Brown/Allard: The sequences labeled as GenomeTrakr isolates at the NCBI biosample and bioproject databases are the WGS efforts supported by the U.S. FDA and USDA FSIS. GenomeTrakr is a label identifying the FDA, USDA FSIS and collaborative partner’s efforts to sequence food and environmental isolates. Additional laboratories, independent and beyond formal membership in the GT network, upload WGS data to the NCBI pathogen detection website of which GenomeTrakr is one part. CDC shares WGS data on primarily clinical PulseNet isolates and USDA FSIS shares WGS foodborne pathogens for foods that they regulate. Numerous international public health laboratories also upload WGS data to NCBI. The NCBI pathogen detection website includes all publicly released WGS data for the species that they are analyzing, and this might include additional research or public health data. The point of contact for who submitted the data is listed in the biosample data sheet, an example of which can be seen here.
Siragusa/Marshall: Once sequences are deposited into the GenomeTrakr database, are they also part of GenBank?
Brown/Allard: The majority of the GenomeTrakr database is part of the NCBI SRA (sequence read archive) database, which is a less finished version of the data in GenBank. GenBank data is assembled and annotated, which takes more time and analysis to complete. Once automated software is optimized and validated, NCBI likely will place all of the GenomeTrakr data into GenBank. Currently, only the published WGS data from GenomeTrakr is available in GenBank. All of the GenomeTrakr data is available in SRA both at GenomeTrakr bioprojects and in the NCBI pathogen detection website.

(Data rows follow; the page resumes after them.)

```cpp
using StreamClassifyFn = std::function<void(const tilek::TileGeom&, uint8_t* fmask, uint8_t* rmask, uint32_t* tile_flags, uint8_t* tile_masked, uint8_t* notfull)>;
template <class Traits, class LV>
static int flats_bfs(tdx_context* ctx, Traits tr, const float* Z, const Strip& st, const uint32_t* qlist, unsigned long long nq,
                     FlatBuffersT<LV> b, FlatLevels* out, tdx_stats* stats, const StreamClassifyFn* stream_classify = nullptr, int iteration = 1) {
    using LOp = flatk::LevelOpT<1, LV>;
    const FlatPhases& ph = flat_phases(iteration);
    ctx->phase = ph.classify;
    hipStream_t s = ctx->stream;
    const int nx = st.nx;
    const size_t n = size_t(nx) * size_t(st.ny_arr);
    const tilek::TileGeom geom = tilek::make_geom(nx, st.ny_arr, st.y0, st.y1);
    const int ntiles = geom.tiles_x * geom.tiles_y;
    unsigned long long* d_cnt = reinterpret_cast<unsigned long long*>(ctx->d_mail);
    uint8_t* fmask = static_cast<uint8_t*>(ctx->scratch(TDX_S_E, n));
    uint8_t* rmask = static_cast<uint8_t*>(ctx->scratch(TDX_S_F, n));
    uint32_t* flags0 = static_cast<uint32_t*>(ctx->scratch(TDX_S_G, size_t(ntiles) * 4 * 2 + size_t(ntiles)));
    uint32_t* list = static_cast<uint32_t*>(ctx->scratch(TDX_S_H, size_t(ntiles) * 4 * tilek::SCHED_LIST_WORDS));
    unsigned long long* counts = static_cast<unsigned long long*>(ctx->scratch(TDX_S_K, size_t(tilek::COUNT_RING) * 16));
    if (!fmask || !rmask || !flags0 || !list || !counts) return TDX_ERR_NOMEM;
    uint32_t* flags = flags0 + ntiles;
    uint8_t* tmask = reinterpret_cast<uint8_t*>(flags0 + 2 * size_t(ntiles));
    const char* e_masked = getenv("TDX_FLATS_MASKED");
    const bool no_plain = e_masked && e_masked[0] == '1';
    const bool half_plain = e_masked && e_masked[0] == '2';
    TdxSpan sp(ctx, TDX_K_BFS);
    static const bool no_pair = getenv("TDX_FLATS_SEQUENTIAL") != nullptr;
    static const bool strips_sequential = getenv("TDX_FLATS_STRIPS_SEQUENTIAL") != nullptr;
    const bool pair = !(st.multi() && strips_sequential) && !ctx->kernel_timing && !no_pair;
    uint32_t* flagsB = pair ? static_cast<uint32_t*>(ctx->scratch(TDX_S_L, size_t(ntiles) * 4 * (1 + tilek::SCHED_LIST_WORDS))) : nullptr;
    unsigned long long* countsB = pair ? static_cast<unsigned long long*>(ctx->scratch(TDX_S_M, size_t(tilek::COUNT_RING) * 16)) : nullptr;
    if (pair && (!flagsB || !countsB)) return TDX_ERR_NOMEM;
    int macro_k = 0;
    if constexpr (sizeof(LV) == 2) {
        const char* e_macro = getenv("TDX_FLATS_MACRO");
        macro_k = e_macro ? atoi(e_macro) : flatk::MACRO_KMAX;
        macro_k = macro_k >= 8 ? 8 : (macro_k >= 4 ? 4 : (macro_k >= 2 ? 2 : 0));
        if (!stream_classify || getenv("TDX_FLATS_FUSED") != nullptr || getenv("TDX_RELAX_LDS") != nullptr || no_plain || half_plain) macro_k = 0;
    }
    uint8_t* notfull = nullptr; uint32_t *remapF = nullptr, *remapR = nullptr, *fill_list = nullptr; uint8_t *blkF = nullptr, *blkR = nullptr;
    if (macro_k) {
        uint8_t* m = static_cast<uint8_t*>(ctx->scratch(TDX_S_MACRO, size_t(ntiles) * 20 + 64));
        if (!m) return TDX_ERR_NOMEM;
        notfull = m; blkF = m + 2 * size_t(ntiles); blkR = blkF + ntiles;
        remapF = reinterpret_cast<uint32_t*>(m + 4 * size_t(ntiles)); remapR = remapF + ntiles; fill_list = remapR + ntiles;
    }
    hipLaunchKernelGGL(flatk::prepare_kernel, dim3(tdx_blocks_for(size_t(std::max(ntiles, 2 * tilek::COUNT_RING)), 256)), dim3(256), 0, s, d_cnt, flags0, tmask, ntiles,
                       no_plain ? 1 : (half_plain ? 2 : 0), counts, countsB, notfull);
    if (stream_classify) (*stream_classify)(geom, fmask, rmask, flags0, tmask, notfull);
    else {
        const bool clear_masks = getenv("TDX_RELAX_LDS") != nullptr || getenv("TDX_RELAX_ASYNC") != nullptr || getenv("TDX_FLATS_CLEAR_MASKS") != nullptr;
        if (clear_masks) {
            TDX_HIP_CHECK(ctx, hipMemsetAsync(fmask, 0, n, s));
            TDX_HIP_CHECK(ctx, hipMemsetAsync(rmask, 0, n, s));
        }
        if (nq)
            hipLaunchKernelGGL((flatk::classify_kernel<Traits, LV>), dim3(tdx_blocks_for(nq, 256 * flatk::CLASSIFY_ITEMS)), dim3(256), 0, s, tr, Z, nx,
                               geom.tiles_x, qlist, nq, b.lvl, b.rq, fmask, rmask, flags0, tmask);
    }
    int rc = strip_exchange<LV>(ctx, st, b.lvl, LV(-1));
    if (rc != TDX_OK) return rc;
    ctx->phase = ph.levels;
    rc = strip_exchange<LV>(ctx, st, b.rq, LV(-1));
    if (rc != TDX_OK) return rc;
    int64_t launches = 1, rounds_fall = 0, rounds_rise = 0;
    tilek::TileGeom geomF = geom, geomR = geom;
    if (macro_k) {
        const int y_lo = st.multi() ? st.y0 + 1 : st.y0, y_hi = st.multi() ? st.y1 - 1 : st.y1;
        const unsigned nreg = unsigned(((geom.tiles_x + 7) / 8) * ((geom.tiles_y + 7) / 8));
        hipLaunchKernelGGL(flatk::find_blocks_kernel, dim3((nreg + 63) / 64, 2), dim3(64), 0, s, notfull, geom.tiles_x, geom.tiles_y, nx, y_lo, y_hi, macro_k, remapF, blkF, remapR, blkR);
        geomF.remap = remapF; geomF.blk_k = blkF;
        geomR.remap = remapR; geomR.blk_k = blkR;
    }
    if (pair) {
        uint32_t* listB = flagsB + ntiles;
        const bool two_streams = getenv("TDX_FLATS_FUSED") == nullptr || getenv("TDX_RELAX_LDS") != nullptr;
        const uint32_t* start_flags = two_streams ? flags0 : nullptr;
        if (!two_streams) {
            TDX_HIP_CHECK(ctx, hipMemcpyAsync(flags, flags0, size_t(ntiles) * 4, hipMemcpyDeviceToDevice, s));
            TDX_HIP_CHECK(ctx, hipMemcpyAsync(flagsB, flags0, size_t(ntiles) * 4, hipMemcpyDeviceToDevice, s));
        }
        for (;;) {
            rc = two_streams ? tile_relax_run_pair(ctx, LOp{b.lvl, fmask, tmask}, tilek::Sched{flags, list, counts},
                                                   LOp{b.rq, rmask, no_plain ? tmask : nullptr}, tilek::Sched{flagsB, listB, countsB}, geomF, &rounds_fall, &launches, start_flags, &geomR)
                             : tile_relax_run_fused(ctx, LOp{b.lvl, fmask, tmask}, tilek::Sched{flags, list, counts},
                                                    LOp{b.rq, rmask, no_plain ? tmask : nullptr}, tilek::Sched{flagsB, listB, countsB}, geom, &rounds_fall, &launches);
            if (rc != TDX_OK) return rc;
            start_flags = nullptr;
            if (!st.multi()) break;
            int64_t ch_fall = 0, ch_rise = 0;
            rc = strip_exchange<LV>(ctx, st, b.lvl, LV(-1), flags, geom.tiles_x, &ch_fall);
            if (rc != TDX_OK) return rc;
            rc = strip_exchange<LV>(ctx, st, b.rq, LV(-1), flagsB, geom.tiles_x, &ch_rise);
            if (rc != TDX_OK) return rc;
            int64_t changed = ch_fall + ch_rise;
            rc = strip_allreduce(ctx, st, &changed, 1, TDX_OP_SUM);
            if (rc != TDX_OK) return rc;
            if (changed == 0) break;
        }
    } else {
        const unsigned cg = tdx_blocks_for(size_t(ntiles), 256);
        TDX_HIP_CHECK(ctx, hipMemcpyAsync(flags, flags0, size_t(ntiles) * 4, hipMemcpyDeviceToDevice, s));
        if (macro_k) hipLaunchKernelGGL(flatk::block_flags_kernel, dim3(cg), dim3(256), 0, s, flags, remapF, ntiles);
        rc = flats_relax_field<LOp>(ctx, st, geomF, b.lvl, fmask, tilek::Sched{flags, list, counts}, &rounds_fall, &launches, tmask);
// ... 60 lines not shown
```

Readers, look for the Part II of this column where we continue our exploration with Drs. Brown and Allard and ask some general questions about the logistics surrounding GenomeTrakr. As always, please contact either Greg Siragusa or Doug Marshall with comments, questions or ideas for future Food Genomics columns.
About the Interviewees
Marc W. Allard, Ph.D.
Marc Allard, Ph.D. is a senior biomedical research services officer specializing in both phylogenetic analysis as well as the biochemical laboratory methods that generate the genetic information in the GenomeTrakr database, which is part of the NCBI Pathogen Detection website. Allard joined the Division of Microbiology in FDA’s Office of Regulatory Science in 2008 where he uses Whole Genome Sequencing of foodborne pathogens to identify and characterize outbreaks of bacterial strains, particularly Salmonella, E. coli, and Listeria. He obtained a B.A. from the University of Vermont, an M.S. from Texas A&M University and his Ph.D. in biology in from Harvard University. Allard was the Louis Weintraub Associate Professor of Biology at George Washington University for 14 years from 1994 to 2008. He is a Fellow of the American Academy of Microbiology.
Eric W. Brown, Ph.D.
Eric W. Brown, Ph.D. currently serves as director of the Division of Microbiology in the Office of Regulatory Science. He oversees a group of 50 researchers and support scientists engaged in a multi-parameter research program to develop and apply microbiological and molecular genetic strategies for detecting, identifying, and differentiating bacterial foodborne pathogens such as Salmonella and shiga-toxin producing E. coli. Brown received his Ph.D. in microbial genetics from The Genetics Program in the Department of Biological Sciences at The George Washington University. He has conducted research in microbial evolution and microbial ecology as a research fellow in the National Cancer Institute, the U.S. Department of Agriculture, and as a tenure-track Professor of Microbiology at Loyola University of Chicago. Brown came to the Food and Drug Administration in 1999 and has since carried out numerous experiments relating to the detection, identification, and discrimination of foodborne pathogens.